Erie Canal and Battle Cry of Freedom are the kinds of tunes so familiar in pop culture that they are rarely performed by revivalists, but we think they got to be well known for the good reason that they are great tunes. My setting of The Cuckoo’s Nest was learned from fiddler Frank Ferrel, but it’s widely known both as a dance tune and as a risque song, all over Britain, Ireland, and North America. I also thought it would be fun to work up duo flat-picking versions of two tunes Art Rosenbaum taught me long ago, Lady on the Green and Fiddler’s Dream. The latter was one of the first tunes ever recorded by its composer, Arthur Smith, on his 1937 session with the Delmore Brothers backing, while the former is from the repertoire of the great Nebraska fiddler, Uncle Bob Walters.
Dave used to perform Lonesome Moonlight Waltz with Kari Larson, but they never recorded their version. We wanted to have a waltz for this project, and this Bill Monroe classic is simply one of the best there is. We also thought it would be fun to arrange two wonderful tunes that celebrate donkeys, Jimmy in the Swamp and Hannah at the Springhouse. The former is found throughout the midwest and identified, again, with Bob Walters, but there’s strong evidence that it was in the repertoire of the legendary Ed Haley, who was from Eastern Kentucky but travelled extensively in neighboring states. Intriguingly Walters’ family was originally from the same general area. Hannah seems to be a West Virginia variant of the same melody, though it’s considerably more crooked and features a delightful modulation from A to C, just where Hannah makes her complaint. We learned it from the record of the same name by Melvin Wine, and took our version of Jimmy from another fine recording, by Illinois fiddler Mel Durham, called Skillet Fork.

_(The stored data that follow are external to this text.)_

#define ST_SLOT_BITS 11
static_assert(ER_STREAM_SLOTS <= (1u << ST_SLOT_BITS) && ST_SLOT_BITS + 2 <= ER_RING_PAYLOAD_BITS, "a local slot must fit the ring payload");
#define ST_SLOT_MASK ((1u << ST_SLOT_BITS) - 1u)
#define ST_FIN 0x100u
#define ST_ESC 0x200u
#define ST_AMB1 0x400u
#define ST_AMB2 0x800u
#ifndef ER_STREAM_LDS_HANDOFF
#define ER_STREAM_LDS_HANDOFF 1
#endif
#define ST_OCC1 0x1000u
#define ST_OCC2 0x2000u
#define ST_HIT2 0x4000u
#define ST_COUNT_MASK 0xFFu
static_assert((ST_COUNT_MASK & (ST_FIN | ST_ESC | ST_AMB1 | ST_AMB2 | ST_OCC1 | ST_OCC2 | ST_HIT2)) == 0u &&
                  (ST_FIN ^ ST_ESC ^ ST_AMB1 ^ ST_AMB2 ^ ST_OCC1 ^ ST_OCC2 ^ ST_HIT2) == (ST_FIN | ST_ESC | ST_AMB1 | ST_AMB2 | ST_OCC1 | ST_OCC2 | ST_HIT2) &&
                  (ST_FIN & (ST_FIN - 1u)) == 0u && (ST_ESC & (ST_ESC - 1u)) == 0u && (ST_AMB1 & (ST_AMB1 - 1u)) == 0u && (ST_AMB2 & (ST_AMB2 - 1u)) == 0u &&
                  (ST_OCC1 & (ST_OCC1 - 1u)) == 0u && (ST_OCC2 & (ST_OCC2 - 1u)) == 0u && (ST_HIT2 & (ST_HIT2 - 1u)) == 0u,
              "the fields of a slot's s_wait word are single bits that overlap neither each other nor the in-flight count");
#define ST_RQ_LOG2 (ER_STREAM_SLOTS > 1024u ? 13u : 12u)
#define ST_SQ_LOG2 (ER_STREAM_SLOTS > 1024u ? 11u : 10u)
static_assert((1u << ST_SQ_LOG2) >= ER_STREAM_SLOTS, "the shade ring must hold every slot once");
static_assert((1u << ST_RQ_LOG2) >= ER_STREAM_SLOTS && (1u << ST_RQ_LOG2) >= 4u * 192u, "ray ring too small");
static_assert((1u << ST_RQ_LOG2) >= 3u * ER_STREAM_SLOTS, "the ray ring must hold three rays per slot");
#ifndef ER_STREAM_SPLIT_WAIT
#define ER_STREAM_SPLIT_WAIT 1
#endif
#ifndef ER_SHADER_PRIO
#define ER_SHADER_PRIO 1
#endif
#ifndef ER_TRACER_PRIO
#define ER_TRACER_PRIO 0
#endif
#ifndef ER_STREAM_TOP_NODES
#define ER_STREAM_TOP_NODES 900
#endif
#ifndef ER_STREAM_TOP_NODES_SPEC_CUT
#define ER_STREAM_TOP_NODES_SPEC_CUT (ER_STREAM_LDS_HANDOFF ? 40 : 0)
#endif
#ifndef ST_MAX_TRACERS
#define ST_MAX_TRACERS 13
#endif
enum { C_LIVE = 0, C_DONE, C_INIT, C_WORDS };
#ifndef ST_IDLE_SLEEP
#define ST_IDLE_SLEEP 16
#endif
#ifndef ST_BATCH_SLEEP
#define ST_BATCH_SLEEP 8
#endif
#define ST_WATCHDOG 300000u
#define ST_ERR_PIXEL 4u
#define ST_ERR_SHADE 8u
#define ST_ERR_RAY 16u
#define ST_ERR_CTX 32u
#define ST_PXBITS_WORDS (ER_STREAM_MAX_RING / 32u)

__device__ __forceinline__ uint32_t st_reserve(uint32_t* counter, bool want) {
    const unsigned long long mask = __ballot(want);
    if (mask == 0) return 0;
    const unsigned lane = threadIdx.x & 63;
    const unsigned leader = __ffsll((long long)mask) - 1;
    uint32_t base = 0;
    if (lane == leader) base = atomicAdd(counter, (uint32_t)__popcll(mask));
    base = (uint32_t)__builtin_amdgcn_readlane((int)base, (int)leader);
    return base + (uint32_t)__popcll(mask & ((1ull << lane) - 1ull));
}

__device__ __forceinline__ uint32_t st_rank(unsigned long long m) {
    return __builtin_amdgcn_mbcnt_hi((uint32_t)(m >> 32), __builtin_amdgcn_mbcnt_lo((uint32_t)m, 0u));
}

template <uint32_t LOG2>
__device__ __forceinline__ void st_push(uint32_t* cells, uint32_t* ctl, bool want, uint32_t payload, uint32_t* status, uint32_t err) {
    const unsigned long long m = __ballot(want);
    if (m == 0) return;
    const unsigned lane = threadIdx.x & 63;
    const uint32_t n = (uint32_t)__popcll(m);
    uint32_t base = 0;
    if (lane == 0) base = er_ring_reserve(ctl, n);
    base = (uint32_t)__builtin_amdgcn_readlane((int)base, 0);
    if (want && !er_ring_put(cells, LOG2, base + st_rank(m), payload)) atomicOr(status, err);
    if (lane == 0) er_ring_publish(ctl, n);
}

__device__ __forceinline__ uint32_t st_take(uint32_t* ctl, uint32_t want, uint32_t& base, unsigned long long seen) {
    uint32_t granted = 0, hb = 0;
    if ((threadIdx.x & 63) == 0 && want > 0) granted = er_ring_grant(ctl, want, hb, seen);
    base = (uint32_t)__builtin_amdgcn_readlane((int)hb, 0);
    return (uint32_t)__builtin_amdgcn_readlane((int)granted, 0);
}

#define ST_STRIDE_PLAIN 256u
#define ST_STRIDE_LIGHTS 384u
struct StState {
    char* base;
    uint2* spill;
    uint32_t slots, stride;
    template <class T, uint32_t OFF, uint32_t LOFF>
    __device__ __forceinline__ T& fld2(uint32_t i) const {
        const bool l = i >= slots;
        return *(T*)(base + (size_t)((l ? i - slots : i) * stride + (l ? LOFF : OFF)));
    }
    template <class T, uint32_t OFF>
    __device__ __forceinline__ T& fld(uint32_t i) const { return *(T*)(base + (size_t)(i * stride + OFF)); }
    __device__ __forceinline__ float4& ray_o(uint32_t i) const { return fld<float4, 0>(i); }
    __device__ __forceinline__ float4& ray_d(uint32_t i) const { return fld<float4, 16>(i); }
    __device__ __forceinline__ float4& sh_o(uint32_t i) const { return fld2<float4, 32, 256>(i); }
    __device__ __forceinline__ float4& sh_d(uint32_t i) const { return fld2<float4, 48, 272>(i); }
    __device__ __forceinline__ int& hit(uint32_t i) const { return fld<int, 64>(i); }
    __device__ __forceinline__ int& hit2(uint32_t i) const { return fld<int, 68>(i); }
    __device__ __forceinline__ int& occluded(uint32_t i) const { return fld2<int, 72, 288>(i); }
    __device__ __forceinline__ int& occ_a(uint32_t i) const { return fld2<int, 76, 292>(i); }
    __device__ __forceinline__ int& occ_b(uint32_t i) const { return fld2<int, 80, 296>(i); }
    __device__ __forceinline__ uint32_t& left(uint32_t i) const { return fld<uint32_t, 84>(i); }
    __device__ __forceinline__ uint32_t& pix(uint32_t i) const { return fld<uint32_t, 88>(i); }
    __device__ __forceinline__ uint32_t& stamp(uint32_t i) const { return fld<uint32_t, 92>(i); }
    __device__ __forceinline__ uint32_t& stamp0(uint32_t i) const { return fld<uint32_t, 208>(i); }
    __device__ __forceinline__ float4& light(uint32_t i) const { return fld<float4, 96>(i); }
    __device__ __forceinline__ float4& reduc(uint32_t i) const { return fld<float4, 112>(i); }
    __device__ __forceinline__ float4& aov_n(uint32_t i) const { return fld<float4, 128>(i); }
    __device__ __forceinline__ float4& aov_t(uint32_t i) const { return fld<float4, 144>(i); }
    __device__ __forceinline__ float4& aov_b(uint32_t i) const { return fld<float4, 160>(i); }
    __device__ __forceinline__ float4& c_vis(uint32_t i) const { return fld2<float4, 176, 304>(i); }
    __device__ __forceinline__ float4& c_occ(uint32_t i) const { return fld2<float4, 192, 320>(i); }

    __device__ __forceinline__ uint32_t& spec_word(uint32_t i) const { return fld<uint32_t, 212>(i); }
    __device__ __forceinline__ uint32_t& spec_link(uint32_t i) const { return fld<uint32_t, 216>(i); }
    __device__ __forceinline__ uint32_t& spec_start(uint32_t i) const { return fld<uint32_t, 220>(i); }
    __device__ __forceinline__ uint32_t& spec_entry(uint32_t i) const { return fld<uint32_t, 224>(i); }
    __device__ __forceinline__ uint32_t& tally_a(uint32_t i) const { return fld<uint32_t, 232>(i); }
    __device__ __forceinline__ uint32_t& tally_rays(uint32_t i) const { return fld<uint32_t, 236>(i); }
    __device__ __forceinline__ uint32_t& tally_tex(uint32_t i) const { return fld<uint32_t, 240>(i); }
    __device__ __forceinline__ uint32_t& tally_nodes(uint32_t i) const { return fld<uint32_t, 244>(i); }
    __device__ __forceinline__ uint32_t& tally_tris(uint32_t i) const { return fld<uint32_t, 248>(i); }

    __device__ __forceinline__ const float4* ray_pair(uint32_t g, uint32_t kind) const {
        return (const float4*)(base + (size_t)(g * stride + (kind == 0u ? 0u : (kind == 1u ? 32u : 256u))));
    }
};
#define ER_SLOT(field, i) W.field(i)

#define ST_LAP_TAG(pos, cap) (((((pos) / (cap)) & 0x7Fu) + 1u) << 24)
#define ST_LEFT_MASK 0x00FFFFFFu
#define ST_DRAWS_MASK 0x7Fu
#define ST_CONF_SHIFT 8
#define ST_VOTE_SHIFT 11
#define ST_MAJ_SHIFT 16
#define ST_LONG_SHIFT 23
enum { SP_NONE = 0, SP_PENDING = 1, SP_PARKED = 2, SP_VALID = 3, SP_INVALID = 4 };

__device__ __forceinline__ bool st_pixel_of(const DevScene& S, const uint32_t* deal, uint32_t deal_count, uint32_t b, uint32_t nb, uint32_t k, uint32_t& px,
                                            uint32_t& py) {
    const uint32_t t = b + (k >> 6) * nb, l = k & 63u;
    if (t >= deal_count) return false;
    const uint32_t tile = deal[t];
    if (tile == 0xFFFFFFFFu) return false;
    px = (tile % S.tiles_x) * ER_TILE + (l & 7u);
    py = (tile / S.tiles_x) * ER_TILE + (l >> 3);
    return px < S.x_res && py < S.y_res;
}

#define ST_PXY(px, py) ((uint32_t)(px) | ((uint32_t)(py) << 16))
__device__ __forceinline__ uint32_t st_pixel_index(const DevScene& S, uint32_t pxy) { return (pxy >> 16) * S.x_res + (pxy & 0xFFFFu); }

template <bool SPECB>
__device__ __forceinline__ uint32_t st_begin_sample(const DevScene& S, const StState& W, uint32_t g, uint32_t pxy, uint32_t left, bool spec = false, uint32_t given = 0u) {
    const uint32_t px = pxy & 0xFFFFu, py = pxy >> 16;
    uint32_t rs = spec ? given : S.rng[py * S.x_res + px];
    const uint32_t rs0 = rs;
    float c1 = rng_next(rs), c2 = rng_next(rs), c3 = rng_next(rs), c4 = rng_next(rs), c5 = rng_next(rs);
    const CamTrig trig = {S.cam_cx, S.cam_sx, S.cam_cy, S.cam_sy, S.cam_cz, S.cam_sz};
    const Ray ray = camera_ray(S.cam, (int)px, (int)py, S.x_res, S.y_res, c1, c2, c3, c4, c5, S.cam_trig_valid ? &trig : nullptr);
    W.pix(g) = pxy;
    ER_SLOT_RESET(g, ray, rs);
    W.left(g) = left;
    if (SPECB) {
        W.spec_word(g) = spec ? (uint32_t)SP_PENDING : (uint32_t)SP_NONE;
        W.spec_link(g) = 0u;
        W.spec_start(g) = given;
        W.tally_a(g) = 0u; W.tally_rays(g) = 1u;
        W.tally_tex(g) = 0u; W.tally_nodes(g) = 0u; W.tally_tris(g) = 0u;
    }
    ER_SP(W.stamp(g) = sp_now(); W.stamp0(g) = W.stamp(g);)
    return rs0;
}

template <bool HANDOFF>
__device__ __forceinline__ int st_verdict(const StState& W, uint32_t rec, uint32_t wflags, uint32_t amb_bit, uint32_t occ_bit) {
    if (!HANDOFF || (wflags & amb_bit) != 0u) return W.occluded(rec);
    return (wflags & occ_bit) != 0u ? 1 : 0;
}

template <uint32_t LOG2>
__device__ __forceinline__ bool st_take_rays(uint32_t* cells, uint32_t* ctl, const StState& W, uint32_t g0, unsigned long long bm0, bool busy, uint32_t* status,
                                             uint32_t& granted, uint32_t& e, float4& o, float4& d) {
    unsigned long long rq_peek = 0;
    granted = 0;
    if (er_ring_peek_count(rq_peek = er_ring_peek(ctl)) == 0) return false;
    uint32_t hb = 0;
    granted = st_take(ctl, 64u - (uint32_t)__popcll(bm0), hb, rq_peek);
    if (granted == 0) return false;
    const uint32_t rank = st_rank(~bm0);
    const bool take = !busy && rank < granted;
    bool got = false;
    if (take) {
        got = er_ring_get(cells, LOG2, hb + rank, e);
        if (!got) atomicOr(status, ST_ERR_RAY);
    }
    __builtin_amdgcn_fence(__ATOMIC_ACQUIRE, "workgroup");
    const float4* rp = got ? W.ray_pair(g0 + (e & ST_SLOT_MASK), e >> ST_SLOT_BITS) : (const float4*)W.base;
    o = rp[0];
    d = rp[1];
    return got;
}

constexpr uint32_t st_lds_pad(uint32_t bytes) { return (bytes + 15u) & ~15u; }
constexpr uint32_t st_lds_bytes(int form, uint32_t top_nodes) {
    const bool spec = form == 2;
    uint32_t b = 0;
    b += st_lds_pad((spec ? (1u << ST_SQ_LOG2) : 1u) * 4u);
    b += 5u * st_lds_pad(ER_RING_WORDS * 4u);
    b += st_lds_pad((1u << ST_RQ_LOG2) * 4u);
    b += 2u * st_lds_pad((1u << ST_SQ_LOG2) * 4u);
    b += st_lds_pad(ER_STREAM_SLOTS * 4u);
    b += st_lds_pad((ER_STREAM_LDS_HANDOFF ? ER_STREAM_SLOTS : 1u) * 4u);
    b += st_lds_pad(ST_PXBITS_WORDS * 4u);
    b += st_lds_pad(C_WORDS * 4u) + st_lds_pad(4u) + st_lds_pad((spec ? 3u : 1u) * 4u);
    b += top_nodes * 5u * 16u;
    b += st_lds_pad(13u * 4u);
    b += ST_MAX_TRACERS * WF_LDS_STACK * 64u * 8u;
    return b;
}
#define ST_LDS_LIMIT (160u * 1024u)

}
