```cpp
int IpmSolver::run_hsdls(const IpmOptions& opt, IpmResult* res) {
    const int m = m_, n = n_;
    hipStream_t s = stream_;
    const int gv = ceil_div(m + n, NT);
    FILE* tr = opt.trace;
    hipLaunchKernelGGL(k_fill, dim3(ceil_div(n, NT)), dim3(NT), 0, s, n, 1.0, x_.get());
    hipLaunchKernelGGL(k_fill, dim3(ceil_div(n, NT)), dim3(NT), 0, s, n, 1.0, z_.get());
    hipLaunchKernelGGL(k_fill, dim3(ceil_div(m, NT)), dim3(NT), 0, s, m, 1.0, w_.get());
    hipLaunchKernelGGL(k_fill, dim3(ceil_div(m, NT)), dim3(NT), 0, s, m, 1.0, y_.get());
    double phi = 1.0, psi = 1.0;
    if (tr) {
        print_dims(tr);
        std::fputs(kHsdHeader, tr);
        std::fflush(tr);
    }
    const double beta = 0.80, delta = 2 * (1 - beta);
    KktDevice& K = *kkt_;
    int status = 5, iter;
    for (iter = 0; iter < opt.max_iter; iter++) {
        RedJobs j{};
        j.nj = 4;
        j.segmin = dot_segmin_;
        j.a[0] = z_.get(); j.b[0] = x_.get(); j.len[0] = n; j.op[0] = 0;
        j.a[1] = w_.get(); j.b[1] = y_.get(); j.len[1] = mcnt_; j.op[1] = 0;
        j.a[2] = c_.get(); j.b[2] = x_.get(); j.len[2] = n; j.op[2] = 0;
        j.a[3] = b_.get(); j.b[3] = y_.get(); j.len[3] = mcnt_; j.op[3] = 0;
        reduce(j, 4);
        const double mu = (hs_[kIsZx] + hs_[kIsWy] + phi * psi) / (ng_ + mg_ + 1);
        const double pobj = hs_[kIsCx], dobj = hs_[kIsBy];
        if (mu < 1.0e-12) {
            if (phi > 1.0e-12) status = 0;
            else if (dobj < 0.0) status = 2;
            else if (pobj > 0.0) status = 4;
            else status = 7;
            break;
        }
        link_ax(x_.get());
        hipLaunchKernelGGL(k_hsd_residuals, dim3(kRedBlocks), dim3(kResThreads), 0, s, m, n, K.kAt(), K.iAt(), K.At(), K.kA(),
                           K.iA(), K.A(), b_.get(), c_.get(), x_.get(), y_.get(), w_.get(), z_.get(), phi, delta, mu,
                           E_.get(), D_.get(), fy_.get(), fx_.get(), gy_.get(), gx_.get(), part_.get(), mrow(), mcnt_,
                           lax(), static_cast<const double*>(nullptr));
        hipLaunchKernelGGL(k_finish_reduce, dim3(1), dim3(kRedThreads), 0, s, part_.get(), 2, 0u, scal_.get());
        xsum(scal_.get(), 2, RedOp::Sum);
        IPO_HIP_CHECK(hipMemcpyAsync(hs_, scal_.get(), 2 * sizeof(double), hipMemcpyDeviceToHost, s));
        IPO_HIP_CHECK(hipStreamSynchronize(s));
        const double normr = std::sqrt(hs_[kIsRed]) / phi;
        const double norms = std::sqrt(hs_[kIsRed + 1]) / phi;
        const double gamma = -(1 - delta) * (dobj - pobj + psi) + psi - delta * mu / phi;
        if (tr) {
            std::fprintf(tr, "%8d   %14.7e  %8.1e    %14.7e  %8.1e  %8.1e \n", iter, pobj / phi + f_, normr,
                         dobj / phi + f_, norms, mu);
            std::fflush(tr);
        }
        res->final_mu = mu; res->final_pobj = pobj / phi + f_; res->final_dobj = dobj / phi + f_;
        res->final_pinf = normr; res->final_dinf = norms;

        K.factor(E_.get(), D_.get());
        K.solve2(E_.get(), D_.get(), fy_.get(), fx_.get(), gy_.get(), gx_.get());
        res->refine_passes += K.last_passes();

        RedJobs q{};
        q.nj = 4;
        q.segmin = dot_segmin_;
        q.a[0] = c_.get(); q.b[0] = fx_.get(); q.len[0] = n; q.op[0] = 0;
        q.a[1] = b_.get(); q.b[1] = fy_.get(); q.len[1] = mcnt_; q.op[1] = 0;
        q.a[2] = c_.get(); q.b[2] = gx_.get(); q.len[2] = n; q.op[2] = 0;
        q.a[3] = b_.get(); q.b[3] = gy_.get(); q.len[3] = mcnt_; q.op[3] = 0;
        reduce(q, 4);
        const double dphi = (hs_[kIsRed] - hs_[kIsRed + 1] + gamma) / (hs_[kIsRed + 2] - hs_[kIsRed + 3] - psi / phi);
        const double dpsi = delta * mu / phi - psi - (psi / phi) * dphi;

        hipLaunchKernelGGL(k_hsdls_directions, dim3(kRedBlocks), dim3(NT), 0, s, m, n, dphi, beta, delta, mu, fx_.get(),
                           gx_.get(), fy_.get(), gy_.get(), x_.get(), z_.get(), y_.get(), w_.get(), D_.get(), E_.get(),
// ... 369 lines not shown
```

We also thought we’d include tunes that bear our names, so I arranged Ducks on the Pond, in a way that, I hope, underlines the mystery in this kind of old, modal tune, and Dave made a new arrangement of a number he recorded years ago, Hull’s Victory. He found the music for this one at the library of the Cecil Sharpe House in London, during a 1972 UK tour with Utah Philips. (I’m scared to ask whether this was a duo tour, or if Georgia Slim, Washington Phillips, Texas Gladden, Arizona Dranes, or Minnesota Fats went along.) This well-known contra dance tune celebrates a naval battle that occurred during the War of 1812, and over time both the dance and the tune travelled far from their New England home: It would shock my New England friends to hear an old Colorado Rancher ask me if I ever danced Hell’s Victory. From his description I was sure of the dance and told him it was Hull’s Victory, not Hell’s – Hull’s Victory with his famous ship, The Constitution. ‘No, no!’ he says, it’s Hell’s Victory! Called it that ever since I was a boy!’ (from Cowboy Dances, by Lloyd Shaw, 1943)
Victory Rag has long been popular with country fingerpickers, from Sam McGee to Doc Watson to Wayne Henderson. It is usually attributed to Maybelle Carter, though it sometimes gets confused with a piece of the same name by the great ragtime composer, James Scott. Apparently Maybelle performed it often on radio during the 1950’s, and taught it to members of the New Lost City Ramblers at a festival in 1963.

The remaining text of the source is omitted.